The Features at Convergence Theorem: a first-principles alternative to the Neural Feature Ansatz for how networks learn representations
This provides a theoretical foundation for feature learning in deep learning, addressing a central problem for researchers by unifying empirical observations with rigorous analysis.
The paper tackles the challenge of understanding how neural networks learn representations by deriving the Features at Convergence Theorem (FACT) from first principles, which achieves greater agreement with learned features and explains phenomena like grokking and phase transitions.

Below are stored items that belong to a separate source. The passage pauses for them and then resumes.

+template <int CIN> struct ConvInGeom {
+    static constexpr int KK = 9 * CIN;
+    static constexpr int NS = (KK + 3) / 4;
+};
+inline int conv_in_steps(int Cin) { return (9 * Cin + 3) / 4; }
+inline int conv_in_lds_bytes(int Cin, int Cout) { return Cout * (conv_in_steps(Cin) * 16 + 4); }
 
 template <int CIN>
 __global__ void __launch_bounds__(256) conv_in_kernel(const float* __restrict__ x, const float* __restrict__ w,
                                                       const float* __restrict__ bias, bf16_t* __restrict__ y,
                                                       int B, int H, int W, int Cout, const PreMap pm) {
     extern __shared__ __attribute__((aligned(16))) float s_w[];
-    constexpr int KK = 9 * CIN;
-    const int tid = threadIdx.x, lane = tid & 63;
+    constexpr int KK = ConvInGeom<CIN>::KK, NS = ConvInGeom<CIN>::NS;
+    const int tid = threadIdx.x, lane = tid & 63, fr = lane & 15, fg = lane >> 4;
     const int q = __builtin_amdgcn_readfirstlane(tid >> 6);
-    for (int i = tid; i < Cout * KK / 4; i += 256) ((float4*)s_w)[i] = ((const float4*)w)[i];
+    const int nfrag = Cout * NS * 4;
+    for (int e = tid; e < nfrag; e += 256) {
+        const int l = e & 63, f = e >> 6;
+        const int s = f % NS, bh = f / NS;
+        const int i = l & 15, k = 4 * s + (l >> 4);
+        const int ch = (bh >> 1) * 32 + (i >> 2) * 8 + (bh & 1) * 4 + (i & 3);
+        s_w[e] = k < KK ? w[ch * KK + k] : 0.f;
+    }
+    float* s_b = s_w + nfrag;
+    for (int c = tid; c < Cout; c += 256) s_b[c] = bias ? bias[c] : 0.f;
     __syncthreads();
     const int64_t npix = (int64_t)B * H * W;
     for (int64_t tile = blockIdx.x; tile * 64 < npix; tile += gridDim.x) {
-    int64_t pix = tile * 64 + lane;
-    const bool live = pix < npix;
-    if (!live) pix = npix - 1;
-    const int b = (int)(pix / ((int64_t)H * W)); const int rem = (int)(pix - (int64_t)b * H * W);
-    const int oy = rem / W, ox = rem - oy * W;
-    float patch[KK];
-#pragma unroll
-    for (int ky = 0; ky < 3; ++ky)
-#pragma unroll
-        for (int kx = 0; kx < 3; ++kx) {
+        if (tile * 64 + q * 16 >= npix) continue;
+        int64_t pix = tile * 64 + q * 16 + fr;
+        const bool live = pix < npix;
+        if (!live) pix = npix - 1;
+        const int b = (int)(pix / ((int64_t)H * W)); const int rem = (int)(pix - (int64_t)b * H * W);
+        const int oy = rem / W, ox = rem - oy * W;
+        float xf[NS];
+#pragma unroll
+        for (int s = 0; s < NS; ++s) {
+            const int k = 4 * s + fg;
+            const int tap = k / CIN, ci = k - tap * CIN;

It is a central challenge in deep learning to understand how neural networks learn representations. A leading approach is the Neural Feature Ansatz (NFA) (Radhakrishnan et al. 2024), a conjectured mechanism for how feature learning occurs. Although the NFA is empirically validated, it is an educated guess and lacks a theoretical basis, and thus it is unclear when it might fail, and how to improve it. In this paper, we take a first-principles approach to understanding why this observation holds, and when it does not. We use first-order optimality conditions to derive the Features at Convergence Theorem (FACT), an alternative to the NFA that (a) obtains greater agreement with learned features at convergence, (b) explains why the NFA holds in most settings, and (c) captures essential feature learning phenomena in neural networks such as grokking behavior in modular arithmetic and phase transitions in learning sparse parities, similarly to the NFA. Thus, our results unify theoretical first-order optimality analyses of neural networks with the empirically-driven NFA literature, and provide a principled alternative that provably and empirically holds at convergence.